++++ Supplied entries ++++
inline int gen_args_init(const mdpp_gen_params *p, int S, int A, int L, bool image, bool unit, uint32_t nkeys,
                         uint32_t rbits_stride, GenArgs &a, const char **err) {
    const int d = p->diameter, n_term = p->n_term;
    const uint32_t nn = (uint32_t)(A - n_term);
    bool ok = d >= 1 && S == A * d && n_term >= 0 && n_term < A && p->n_sel >= 1 && p->n_sel <= p->total &&
              (p->image != 0) == image;
    if (ok && p->repeats) {
        uint64_t t = 1;
        for (int i = 0; i < L; i++) t *= nn;
        ok = p->total == t;
    } else if (ok) {
        uint64_t t = 1;
        ok = p->n_radices == L;
        for (int i = 0; ok && i < L; i++) {
            ok = p->radices[i] == nn - (uint32_t)(i / d) && p->radices[i] >= 1;
            t *= p->radices[i];
        }
        ok = ok && p->total == t;
    }
    const uint64_t n_seqs = (uint64_t)d * p->n_sel;
    if (ok && p->rews) ok = p->n_rews >= n_seqs && p->n_rews > 1;
    if (!ok) { *err = "generate_discrete: parameters do not match the handle"; return MDPP_EINVAL; }
    memset(&a, 0, sizeof(a));
    a.set_words = (p->total + 63u) / 64u;
    a.perm_off = a.set_words + (uint64_t)(p->repeats ? 1 : d) * p->n_sel;
    a.scratch_words = a.perm_off + (p->rews ? ((uint64_t)p->n_rews + 1u) / 2u : 0u);
    if ((size_t)a.scratch_words * 8u > kGenScratchCap) {
        *err = "generate_discrete: scratch per env above the cap";
        return MDPP_EUNSUPPORTED;
    }
    a.S = S; a.A = A; a.L = L; a.diameter = d; a.n_term = n_term; a.maxc = p->maximally_connected ? 1 : 0;
    a.repeats = p->repeats ? 1 : 0; a.unit = unit ? 1 : 0;
    a.total = p->total; a.n_sel = p->n_sel;
    for (int i = 0; i < 16; i++) a.radix[i] = p->repeats ? 0u : p->radices[i];
    a.n_rews = p->rews ? p->n_rews : 0u;
    a.nkeys = nkeys; a.rbits_stride = rbits_stride;
    return MDPP_OK;
}

template <class F> inline void with_bools(F &&f) { f(); }
template <class F, class... Bs> inline void with_bools(F &&f, bool b, Bs... rest) {
    if (b) with_bools([&](auto... cs) { f(std::true_type{}, cs...); }, rest...);
    else with_bools([&](auto... cs) { f(std::false_type{}, cs...); }, rest...);
}
template <int... Vs, class F> inline bool with_value(int v, F &&f) {
    return ((v == Vs ? (f(std::integral_constant<int, Vs>{}), true) : false) || ...);
}

constexpr int kNameLen = 192;
struct EpisodeSummaryArgs {
    double *ret;
    int32_t *len, *episodes;
    double *return_sum;
    int32_t *length_sum;
};
template <class Act, class Obs>
struct StepIO {
    int K;
    const Act *actions;
    Obs *obs;
    float *reward;
    uint8_t *term, *trunc;
    Obs *final_obs;
    hipStream_t s;
    char *name_out;
    const EpisodeSummaryArgs *summary = nullptr;
    StepIO piece(int k0, int kc, size_t N, size_t act_elems, size_t obs_bytes) const {
        const size_t off = (size_t)k0 * N;
        StepIO p = *this;
        p.K = kc;
        p.actions = actions + off * act_elems;
        p.obs = (Obs *)((char *)obs + off * obs_bytes);
        p.reward = reward + off; p.term = term + off; p.trunc = trunc + off;
        p.final_obs = final_obs ? (Obs *)((char *)final_obs + off * obs_bytes) : nullptr;
        return p;
    }
};
using DiscreteIO = StepIO<int32_t, void>;
using ContinuousIO = StepIO<float, float>;
inline DiscreteIO piece_of(const DiscreteArgs &a, const DiscreteIO &io, int k0, int kc) {
    const size_t w = a.irr ? 2 : 1;
    return io.piece(k0, kc, (size_t)a.N, w, w * (a.obs_i32 ? 4 : 8));
}
inline ContinuousIO piece_of(const ContinuousArgs &a, const ContinuousIO &io, int k0, int kc) {
    return io.piece(k0, kc, (size_t)a.N, (size_t)a.D, (size_t)a.D * sizeof(float));
}
template <class Kern, class A, class IO>
inline void launch_rollout(Kern kern, int grid, int block, size_t lds, const A &a, const IO &io) {
    hipLaunchKernelGGL(kern, dim3(grid), dim3(block), lds, io.s, a, io.K, io.actions, io.obs, io.reward, io.term, io.trunc,
                       io.final_obs);
}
++++
§ **What the exercise asks**: A complete answer gives every line of the records holding "void".

§ **Solution for this problem**:
template <class F> inline void with_bools(F &&f) { f(); }
template <class F, class... Bs> inline void with_bools(F &&f, bool b, Bs... rest) {
using DiscreteIO = StepIO<int32_t, void>;
inline void launch_rollout(Kern kern, int grid, int block, size_t lds, const A &a, const IO &io) {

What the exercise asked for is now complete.